Space Management continues to be a critical factor when planning any data centre project, as Data centre solutions grow in scale and complexity to meet consumer demand. As a result, an increased level of power distribution and HVAC infrastructure is often required to support the data centres core functions, this eats into the data centre’s premium ‘whitespace’.
Focusing on busbar systems specifically, poorly planned routes can negatively impact efficiency throughout the entire data centre lifecycle, resulting in increased lead times and costs. Therefore, it is important that busbar routes are carefully planned, taking into consideration how the system will accommodate other elements within the facility such as ceilings, walls, doors, and other key infrastructure. The following key planning considerations can help to improve busbar route efficiency.
1. Early Specification
Although busbar systems generally have a lower lifetime cost when compared to traditional cabling methods, they still carry a considerably large cost in comparison to other construction elements, such as plumbing or heating systems. Additionally, the more bespoke busbar configurations such as custom elbow joints required to route your busbar system around path obstructions, the more expensive the power distribution system will be. Therefore, it makes perfect sense to specify your busbar route before other elements such as plumbing and heating systems are planned in, as this will reduce the number of bespoke configurations required, making use of more straight busbar runs and significantly reducing project costs.
2. Planning Accuracy
The cost of rework in the construction industry is typically around 5% of the overall contract value, not including time overruns which can rack up an additional 7% of total labour hours.

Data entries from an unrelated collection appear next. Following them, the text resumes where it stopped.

     ZM_SWEEP_STAMP(lab, 2);
-    sm[g * 16 + c] = gacc[KS];
+    const double srow = gacc[KS];
+    sm[g * 16 + c] = srow;
     if (g == 0) sm[64 + c] = qv;
-    __builtin_amdgcn_fence(__ATOMIC_RELEASE, "wavefront");
-    __builtin_amdgcn_wave_barrier();
-    __builtin_amdgcn_fence(__ATOMIC_ACQUIRE, "wavefront");
-    double S[4][4], b[4], x[4];
-#pragma unroll
-    for (int i = 0; i < 4; ++i) {
-#pragma unroll
-        for (int jj = 0; jj < 4; ++jj) S[i][jj] = sm[i * 16 + NP + jj];
-    }
-    b[0] = sm[ob0];
-    b[1] = sm[ob1];
-    b[2] = sm[ob2];
-    b[3] = sm[ob3];
-    const double quu_a = sm[oqa];
-    __builtin_amdgcn_wave_barrier();
-    const double b0[4] = {b[0], b[1], b[2], b[3]};
+    ilqr_lds_sync();
+    double qg = sm[64 + NP + g];
+    double quu_a = 0.0;
+    if constexpr (MODE != 2) quu_a = sm[oqa];
     ZM_SWEEP_STAMP(lab, 3);
-    if (__builtin_amdgcn_ballot_w64(!lu_solve4_nopivot(S, b, x)) != 0ull) lu_solve4_fallback(S, b, x);
-    {
-        double keep = x[0] + x[1] + x[2] + x[3];
-        asm volatile("" : "+v"(keep));
-    }
+    double xs, xl;
+    solve4_cofactor<NP>(sm, cl, srow, qg, g, c, xs, xl);
+#ifdef ZM_SWEEP_LAB
+    asm volatile("" : "+v"(xs), "+v"(xl));
+#endif
     ZM_SWEEP_STAMP(lab, 4);
-    const double x01 = (g & 1) ? x[1] : x[0];
-    const double x23 = (g & 1) ? x[3] : x[2];
-    const double xg = (g & 2) ? x23 : x01;
+    if constexpr (MODE == 2) {
+        wave_lds_sync();
+        qg = sm[64 + NP + g];
+        quu_a = sm[oqa];
+    }
+    const double xg = (c == NP) ? xl : xs;
     const double out = (MODE == 1) ? xg : -xg;
     if (a.vOut) *a.pOut = out;
     a.pOut -= a.sOut;
     const double lv = a.vL ? out : 0.0;
-    double qu[4];
     if constexpr (MODE != 1) {
-#pragma unroll
-        for (int i = 0; i < 4; ++i) qu[i] = sm[64 + NP + i];
-    }
-    if constexpr (MODE != 1) {
-        if (c == NP) a.vsum -= 0.5 * ((x[0] * qu[0] + x[1] * qu[1]) + (x[2] * qu[2] + x[3] * qu[3]));
-    }
-
-    double vxn = qv;
+        const double xq = sum_xor32(sum_xor16(xl * qg));
+        if (c == NP) a.vsum -= 0.5 * xq;
+    }
+
+    double vxn;
     if constexpr (MODE == 1) {
-        if (g == 0 && c == NP) {
-#pragma unroll
-            for (int i = 0; i < 4; ++i) sm[112 + i] = x[i];
-        }
-        ilqr_lds_sync();
-#pragma unroll
-        for (int i = 0; i < 4; ++i) vxn = __builtin_fma(-b0[i], sm[112 + i], vxn);
+        vxn = __builtin_amdgcn_mfma_f64_4x4x4f64(-xl, srow, qv, 0, 0, 0);
     } else {
-#pragma unroll
-        for (int i = 0; i < 4; ++i) vxn = __builtin_fma(-x[i], qu[i], vxn);
+        vxn = __builtin_amdgcn_mfma_f64_4x4x4f64(-qg, xs, qv, 0, 0, 0);
     }
     if (g == 0) sm[80 + c] = a.cA ? vxn : 0.0;
     const d4 t1 = mfma(quu_a, lv, zero4());
@@ -347,11 +329,7 @@
     a.pOut = a.vL ? (Lout + last * nm + g * n + c) : (lout + last * m + g);
     a.sOut = vl ? m : nm;
 
-    const bool rhs_qu = (c == NP);
-    const int ob0 = rhs_qu ? (64 + NP + 0) : (0 * 16 + c);
-    const int ob1 = rhs_qu ? (64 + NP + 1) : (1 * 16 + c);
-    const int ob2 = rhs_qu ? (64 + NP + 2) : (2 * 16 + c);
-    const int ob3 = rhs_qu ? (64 + NP + 3) : (3 * 16 + c);
+    const Cof4Lane<MODE == 2> cl = cof4_lane<NP, MODE == 2>(g, c);
     const int oqa = (c < 4) ? (c * 16 + NP + g) : (g * 16 + c);
 
     double Vxx[KS], vxr[KS];
@@ -375,7 +353,7 @@
         for (int k2 = T - 1; k2 >= 0; --k2) {
             IlqrStepRegs<KS> d;
             ilqr_load_step<KS, MODE>(d, a);
-            ilqr_step<KS, MODE, false>(Vxx, vxr, d, a, sm, g, c, ob0, ob1, ob2, ob3, oqa, jA, n, m);
+            ilqr_step<KS, MODE, false>(Vxx, vxr, d, a, sm, g, c, cl, oqa, jA, n, m);
         }
     } else {
     IlqrStepRegs<KS> d0, d1;
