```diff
@@ -217,7 +289,10 @@
     int32_t* ok = last ? nullptr : kbuf[level & 1];
     float* orows = last ? nullptr : rbuf[level & 1];
     const unsigned blocks = (unsigned)((nchunks + 7) / 8);
-    if (level == 0) {
+    if (level == 0 && gmf != nullptr) {
+      if (vec) segreduce_gmf_level_kernel<true><<<blocks, 256, 0, st>>>(keys, sorted_index, cur, rows, ok, orows, u, g);
+      else segreduce_gmf_level_kernel<false><<<blocks, 256, 0, st>>>(keys, sorted_index, cur, rows, ok, orows, u, g);
+    } else if (level == 0) {
       if (vec) segreduce_level_kernel<true, true, kBatch><<<blocks, 256, 0, st>>>(keys, sorted_index, cur, rows, ok, orows, u);
       else segreduce_level_kernel<true, false, kBatch><<<blocks, 256, 0, st>>>(keys, sorted_index, cur, rows, ok, orows, u);
     } else {
diff --git a/movierecommender-tf-trt_b200/csrc/tc_fused.cu b/movierecommender-tf-trt_b200/csrc/tc_fused.cu
--- a/movierecommender-tf-trt_b200/csrc/tc_fused.cu
+++ b/movierecommender-tf-trt_b200/csrc/tc_fused.cu
@@ -79,6 +79,7 @@
   float inv_batch;
   float* probs;
   float* stage_i;
+  int2* dz_user;
   float* stage_u;
   int32_t si, su;
   float* partial;
@@ -330,11 +331,12 @@
           ga.y = fmaf(g.y, i4.y, ga.y);
           ga.z = fmaf(g.z, i4.z, ga.z);
           ga.w = fmaf(g.w, i4.w, ga.w);
-          if (gvalid)
-            *reinterpret_cast<float4*>(p.stage_i + (size_t)(grow0 + j) * p.si + kD1 + 4 * pc) =
-                make_float4(g.x * u4.x, g.y * u4.y, g.z * u4.z, g.w * u4.w);
         }
         if (gvalid) *reinterpret_cast<float4*>(p.stage_u + (size_t)(grow0 / GROUP) * p.su + kD1 + 4 * pc) = ga;
+        if (gvalid && pc < GROUP) {
+          const int u = ids[128 + gt];
+          p.dz_user[grow0 + pc] = make_int2(__float_as_int(dz_s[sl0 + pc]), (unsigned)u < (unsigned)p.num_users ? u : -1);
+        }
       }
       FZ_T(7)
       cp_async_wait_all();
@@ -694,6 +696,7 @@
   p.inv_batch = a.inv_batch;
   p.probs = a.probs;
   p.stage_i = a.stage_i;
+  p.dz_user = a.dz_user;
   p.stage_u = a.stage_u;
   p.si = a.si;
   p.su = a.su;
```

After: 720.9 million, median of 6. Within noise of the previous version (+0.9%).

BIM is an excellent tool for improving the accuracy of your busbar route. A central BIM model can be created at the beginning of the project allowing stakeholders to update the data centre design to reflect changes. This provides an digital replica of the entire data centre, making it easier to accurately identify obstructions that the busbar system must be routed around to plan more efficient pathways. By adding this extra step into the planning process, contractors can clearly see design conflicts may impact the feasibility of the proposed busbar route and rectify them before construction begins – Reducing the cost of rework and time overruns.
3. Conductor Choice
In our previous article ‘Busbar Trunking Conductors: Copper vs Aluminium ‘ we discussed how Aluminium has 62% the conductivity of copper and therefore requires a much larger conductor size to match the current carrying capacity of a copper conductor. The lager the conductor the larger the overall cross-sectional area of the busbar trunking will be, this may be restrictive in certain applications where space is limited, including small switch rooms or underfloor applications. It is key to consider the conductor choice carefully, as although the cost savings of opting for aluminium conductors may seem attractive, this could result in an inefficient use of space and limit the possibility of future expansion to the system.
4. System Flexibility
Data centre power distribution systems must be designed with flexibility to facilitate future expansion. This requirement is becoming increasingly important as the rate of change in the data centre industry continues to increase. To facilitate this, busbar routes must be planned to account for potential future requirements, ensuring that the route can be easily adapted to add additional power capacity as and when required. For instance, busbar trunking that has been routed under a raised floor will require additional work to reconfigure compared with an overhead system as floor tiles and large IT infrastructure may need to be removed to allow sufficient access to the underfloor system. Taking the potential need for upgrades into consideration during the build, can reduce the amount of rework required to upscale the system at a later stage.
Deciding on a route for your busbar system will be very much dependant on the location of the incoming power source and the power consumers. Whilst BIM will help contractors identify physical clashes with other data centre infrastructure, careful attention must also be paid to ensure the chosen route is compliant with specified clearance and access requirements. For instance, different clearances will be required for busbar lengths with and without tap off units. Where tap off points have been allocated, additional clearance must be left between the busbar and other building elements, the distance required will be dependent on the size of tap off units specified. Access will also be required for maintenance and upgrades, therefore it is critical to ensure minimum clearances are adhered to so that safe and easy access can be gained to critical infrastructure as and when required.